In looking at this I have found reference (albeit unclear and vague) of pressure initiated IEDs used in the US Civil war to attacks trains on railroads.   IED use in the US civil war was very extensive and I have blogged about it before a little, here. I keep finding extensive Civil War references to electrical initiated IEDs, victim operated or target operated devices, (often friction pull switches) and the like for both land and water based IEDs (called torpedoes in the vernacular of the time.).   There’s a lot on intersting development in waterproofing under-water IEDs.  I have just found a good description of a “horological torpedo” or timed IED used successfully by Confederate forces.  As an example see the image below of electrically in initiated command wire IEDs from 1862, recovered by Union forces in Kentucky.

I’d be grateful if any of my US colleagues who might be able to help to write about US Civil War IEDs (you know who you are!) and post as guest blogs.  There’s a lot of open source information out there but you guys can probably dig a little further.  There are interesting connections to be made….

Bombs in lavatories

The conviction of a team of radical would-be terrorists who discussed planting IEDs in the lavatories of the British Stock Exchange  reminds me that lavatories are a theme in many IED attacks, which I think is curious.  Here’s a range of previous “bombs in the bogs””

Only a couple of days ago some sort of apparent explosive device was found in the lavatory of a Libyan plane in Egypt    For what its worth I don’t think it was an IED but the story is pretty cloudy for now.

In May 2008 there was the very peculiar incident in Exeter, UK, where a decidedly odd individual detonated a device while he was in the lavatories of a fast food restaurant.

In 1957 an elderly man blew himself up in the lavatory of a passenger aircraft over California. A good investigation report is here    The device was constructed by dynamite and blasting caps with the blasting caps initiated by matches and burning paper.  Only the perpetrator was killed.

A similar dynamite IED functioned in the lavatory of an aircraft in 1962 over Iowa, this time killing all aboard. http://www.airsafe.com/plane-crash/western-airlines-flight-39-1957.pdf

A Canadian passenger aircraft  blew up after a device exploded in the lavatory over British Colombia in 1965. The crime was never solved.

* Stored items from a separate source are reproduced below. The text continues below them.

# KTC-Security-Circle/3d-matching

Measured on AMD Instinct MI355X. Metric: ICP iterations/sec + RANSAC hypotheses/sec, 100k↔100k pts, 1/2/4/8 GPU, higher is better.
Workload: dtype fp16-split MFMA NN screen + fp32 scan, exact fp64 NN decision, fp64 terms/solve; 1 GPU; cfg1: 100000<->100000 synthetic pair per GPU, 50 point-to-plane ICP iterations, brute-force NN (r=0.12), 1 GPU; ns=100000, nt_per_gpu=100000, parallelism=single, comm=none, comm_ranks=1

## Files before the change

### 3d-matching_amd/csrc/api.cpp

```cpp
#include <cfloat>
#include <chrono>
#include <hip/hip_runtime.h>
#include <string.h>

#include <algorithm>
#include <cmath>
#include <string>
#include <memory>
#include <mutex>
#include <unordered_map>
#include <vector>

#include "linalg.h"
#include "m3d_internal.h"
#include "ddmath.h"

using namespace m3d;

int m3d_fail(m3d_ctx* ctx, int code, const std::string& msg) {
  if (ctx) ctx->err = msg;
  return code;
}

KTimer::KTimer(m3d_ctx* c, int kid, hipStream_t s) : ctx(c), id(kid), st(s) {
// ... 1261 lines not shown
      if (e != hipSuccess) grc = m3d_fail(ctx, M3D_ERR_HIP, std::string("grid fp64 points: ") + hipGetErrorString(e));
    }
    if (!grc && params->nn_method == M3D_NN_BRUTE && tg->mf16 == nullptr) {
      hipError_t e = build_mfma_tiles(tgt, const_cast<Grid*>(tg), &ctx->tmp, nullptr);
      if (e != hipSuccess) grc = m3d_fail(ctx, M3D_ERR_HIP, std::string("mfma tiles: ") + hipGetErrorString(e));
    }
    if (!grc) {
      cand_cap = heavy_cap(params, coarse_max_occ);
      const size_t n1 = (size_t)std::max<int64_t>(src->n, 1);
      Carve cv;
      cv.add(&s->state, 1);
      if (params->nn_method == M3D_NN_BRUTE) nn_plan_shape(src->n, &s->nn_qblocks, &s->nn_budget);
      if (s->nn_qblocks > 0) {
        cv.add(&s->nn_cnt, (size_t)s->nn_qblocks);
        cv.add(&s->nn_seen, (size_t)s->nn_qblocks);
        cv.add(&s->nn_table, (size_t)s->nn_budget);
      }
      cv.add(&s->keys, n1);
      cv.add(&s->near2, n1);
      cv.add(&s->dprev, n1);
      cv.add(&s->ld64, n1);
      cv.add(&s->lidx, n1);
      cv.add(&s->corr, n1);
      cv.add(&s->partials, (size_t)(terms_blocks(src->n) * kTermSlots + kTermSlots));
      if (cand_cap > 0) {
        cv.add(&s->hlist, n1);
        cv.add(&s->hcnt, kDeferWords);
        s->hcap = (int32_t)n1;
      }
      cv.add(&s->pcd64, 3 * n1);
      size_t tot = 0;
      hipError_t e = run_arena ? ctx->run.reserve(cv.bytes()) : cv.alloc(&s->block, &tot, nullptr);
      if (e != hipSuccess) grc = m3d_fail(ctx, M3D_ERR_OOM, "device allocation failed (ICP loop arrays)");
      if (!grc && run_arena) cv.place(ctx->run.base);
    }
    if (!grc && s->hcnt != nullptr &&
        hipMemsetAsync(s->hcnt, 0, kDeferWords * sizeof(uint32_t), nullptr) != hipSuccess)
      grc = m3d_fail(ctx, M3D_ERR_HIP, "loop arrays: deferral counter");
    if (!grc && s->nn_cnt != nullptr &&
        hipMemsetAsync(s->nn_cnt, 0, (size_t)s->nn_qblocks * sizeof(uint32_t), nullptr) != hipSuccess)
      grc = m3d_fail(ctx, M3D_ERR_HIP, "loop arrays: NN plan counters");
    if (!grc) {
      hipError_t e = hipStreamSynchronize(nullptr);
      if (e != hipSuccess) grc = m3d_fail(ctx, M3D_ERR_HIP, std::string("loop setup: ") + hipGetErrorString(e));
    }
    if (grc) {
// ... 1217 lines not shown
  const int32_t forced = 2;
  HIPX(s->ctx, hipMemcpyAsync(s->nn_table, table.data(), sizeof(uint32_t) * table.size(), hipMemcpyHostToDevice, S(stream)));
  HIPX(s->ctx, hipMemcpyAsync(&s->state->plan_ok, &forced, sizeof(forced), hipMemcpyHostToDevice, S(stream)));
  HIPX(s->ctx, hipStreamSynchronize(S(stream)));
  return M3D_OK;
}

int m3d_debug_icp_nn_plan_read(m3d_icp* s, uint32_t* counts, uint32_t* table, int32_t* shape3, void* stream) {
  if (!s || !shape3) return M3D_ERR_INVALID;
  shape3[0] = s->nn_qblocks;
  shape3[1] = s->nn_budget;
  shape3[2] = 0;
  if (s->nn_qblocks <= 0) return M3D_OK;
  Touch tch{s->ctx, S(stream)};
  if (counts)
    HIPX(s->ctx, hipMemcpyAsync(counts, s->nn_seen, sizeof(uint32_t) * (size_t)s->nn_qblocks, hipMemcpyDeviceToHost, S(stream)));
  if (table)
    HIPX(s->ctx, hipMemcpyAsync(table, s->nn_table, sizeof(uint32_t) * (size_t)s->nn_budget, hipMemcpyDeviceToHost, S(stream)));
  HIPX(s->ctx, hipMemcpyAsync(&shape3[2], &s->state->plan_ok, sizeof(int32_t), hipMemcpyDeviceToHost, S(stream)));
  HIPX(s->ctx, hipStreamSynchronize(S(stream)));
  return M3D_OK;
}

}
```

### 3d-matching_amd/csrc/icp.hip

```cpp
#include <float.h>

#include <algorithm>
#include <string>
#include <type_traits>
#include <vector>
#include <stdlib.h>

#include "lds_dma.h"
#include "linalg.h"
#include "m3d_internal.h"
#include "nnkey.h"

namespace m3d {

constexpr int kTermsBlock = 512;
constexpr double kU = 5.9604644775390625e-08;
constexpr double kU64 = 1.1102230246251565e-16;


struct FrameParams {
  double cs[3], ct[3];
  double pinf, qinf;
  double s16;
  int shared;
// ... 199 lines not shown
      for (int y = 0; y < 3; ++y) acc[6 + 3 * x + y] += pc[x] * qc[y];
    }
  }
}

struct TermsArgs {
  double* pcd64;
  const float4* src32;
  int64_t ns;
  const double* tgt64;
  const double* nrm64;
  const double* rec64;
  int64_t nt_shard, off;
  const int64_t* keys;
  uint32_t* near2;
  GridDev g;
  const int32_t* claim;
  const int64_t* dmin;
  int64_t* dprev;
  int32_t* corr;
  int est;
  double c[3];
  int64_t* reset_keys;
};

#if M3D_TAIL_CLOCK
__device__ unsigned long long g_tail_clock[3 * 4096 + 24];
#endif
#if M3D_TERMS_CLOCK
__device__ unsigned long long g_terms_clock[4096 * 8];
#define M3D_TPH(k)                               \
  do {                                           \
    __builtin_amdgcn_s_waitcnt(0);               \
    tph_[k] = __builtin_amdgcn_s_memrealtime();  \
  } while (0)
#else
#define M3D_TPH(k) \
  do {             \
  } while (0)
#endif
template <bool kWT, int kEst>
__device__ __forceinline__ void terms_block(const TermsArgs& a, const IcpState* __restrict__ s,
                                            double* __restrict__ partials) {
  __shared__ double red[kTermSlots][kTermsBlock / kWave];
#if M3D_TERMS_CLOCK
  unsigned long long tph_[8];
// ... 58 lines not shown
#endif
      qx[u] = qy[u] = qz[u] = 0.0f;
      if (amb[u]) xform32(s->Rt32, a.src32[ii[u]], qx[u], qy[u], qz[u]);
      bj[u] = -1;
      bd[u] = 0.0;
    }
    resolve_wave(amb[0], a.g, a.tgt64, a.off, qx[0], qy[0], qz[0], X[0], vs[0], s->r2, bj[0], bd[0]);
#pragma unroll
    for (int u = 0; u < kP; ++u) {
      if (amb[u]) {
        gj[u] = bj[u];
        d2[u] = bd[u];
      } else if (valid[u] && key_real(k1[u])) {
        const int64_t c = (int64_t)(uint32_t)k1[u];
        if (c >= a.off && c < a.off + a.nt_shard) {
          gj[u] = c;
          fixed[u] = false;
        }
      }
    }
  }
  M3D_TPH(2);
  double tq[kP][3], tn[kP][3];
#pragma unroll
  for (int u = 0; u < kP; ++u) {
    const bool own = valid[u] && gj[u] >= a.off && gj[u] < a.off + a.nt_shard;
    const int64_t l = own ? gj[u] - a.off : 0;
    if (a.nt_shard == 0) {
      for (int k = 0; k < 3; ++k) tq[u][k] = tn[u][k] = 0.0;
    } else if (a.rec64 != nullptr) {
      const double4 r0 = reinterpret_cast<const double4*>(a.rec64)[2 * l];
      const double4 r1 = reinterpret_cast<const double4*>(a.rec64)[2 * l + 1];
      tq[u][0] = r0.x;
      tq[u][1] = r0.y;
      tq[u][2] = r0.z;
      tn[u][0] = r0.w;
      tn[u][1] = r1.x;
      tn[u][2] = r1.y;
    } else {
#pragma unroll
      for (int k = 0; k < 3; ++k) {
        tq[u][k] = a.tgt64[3 * l + k];
        tn[u][k] = kEst == M3D_EST_POINT_TO_PLANE ? a.nrm64[3 * l + k] : 0.0;
      }
    }
  }
  M3D_TPH(3);
#pragma unroll
  for (int u = 0; u < kP; ++u) {
    if (!valid[u]) continue;
    if (!fixed[u]) {
      const double d = d2_64(vs[u], tq[u]);
      if (d < s->r2) {
        d2[u] = d;
      } else {
        gj[u] = -1;
      }
    }
    const int64_t i = ii[u];
    if (a.corr != nullptr) a.corr[i] = (int32_t)gj[u];
    if (gj[u] < a.off || gj[u] >= a.off + a.nt_shard) continue;
    terms_add<kEst>(acc, vs[u], tq[u], tn[u], d2[u], a.c);
  }
  M3D_TPH(4);
  const int lane = threadIdx.x & (kWave - 1), wave = threadIdx.x / kWave;
  {
    double v[32];
#pragma unroll
    for (int k = 0; k < 32; ++k) v[k] = k < 30 ? acc[k] : 0.0;
    const double w = wave_transpose_sum32(v, lane);
    if ((lane & 1) == 0) red[lane >> 1][wave] = w;
  }
  M3D_TPH(5);
  __syncthreads();
  M3D_TPH(6);
  if (threadIdx.x < kTermSlots) {
    double v = 0.0;
    if (threadIdx.x < 30)
      for (int w = 0; w < kTermsBlock / kWave; ++w) v += red[threadIdx.x][w];
    double* dst = partials + (int64_t)blockIdx.x * kTermSlots + threadIdx.x;
    if (kWT)
      __hip_atomic_store(reinterpret_cast<unsigned long long*>(dst), __double_as_longlong(v),
                         __ATOMIC_RELAXED, __HIP_MEMORY_SCOPE_AGENT);
// ... 665 lines not shown
  copy_points_kernel<<<(unsigned)((n + 255) / 256), 256, 0, st>>>(s->state, s->pcd64, s->src->slot, n, dst);
  return hipGetLastError();
}

hipError_t launch_val_states(const m3d_icp* s, const double* T_dev, const int32_t* list, int64_t n,
                             IcpState* states, hipStream_t st) {
  if (n == 0) return hipSuccess;
  val_states_kernel<<<(unsigned)((n + 63) / 64), 64, 0, st>>>(states, T_dev, list, n,
                                                              s->max_dist * s->max_dist, frame_of(s));
  return hipGetLastError();
}

hipError_t launch_icp_keyinit(const m3d_icp* s, int64_t off, hipStream_t st, int64_t q0, int64_t q1) {
  const int64_t ns = q1 < 0 ? s->src->n : q1;
  if (ns <= q0) return hipSuccess;
  keyinit_kernel<<<(unsigned)((ns - q0 + 255) / 256), 256, 0, st>>>(
      s->src->xyz32, ns, s->tgt->xyz32, s->tgt->n, off, s->state, s->corr, s->dprev, s->keys,
      s->near2, q0);
  return hipGetLastError();
}
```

In 1939, as part of a significant Irish terrorist bombing campaign in England a bomb was planted in a public lavatory in Oxford street. Disaster was averted when the lavatory attendant dumped the IED in a  bucket of water (not a good response, but a brave man).  Several other incidents in this campaign were IEDs left in lavatories. The attendant was awarded £5 for his bravery

In 1884, during another Irish bombing campaign in England, (yes there have been a few) the headquarters of the Metropolitan Police, Scotland Yard, was severely damaged in an explosion caused by a large IED being left in a public lavatory next door to the police Headquarters.  Here’s a picture.

There’s an interesting aspect to this story. Several months earlier, in 1883, an Irish revolutionary organization , the Irish Republican Brotherhood sent a letter to Scotland Yard  threatening to ‘blow Superintendent Williamson off his stool’ and dynamite all the public buildings in London on 30 May 1884. The Met Police largely ignored the warning, and then on the very day promised the explosion at Scotland Yard occurred, as did two other explosions elsewhere in London.  The failure of the Met Police to protect their own headquarters, as well as the occurrence of several other IED attacks across London embarrassed the police severely and led indirectly to the formation of Special Branch.

There are numerous other IED attacks on lavatories, too many to list.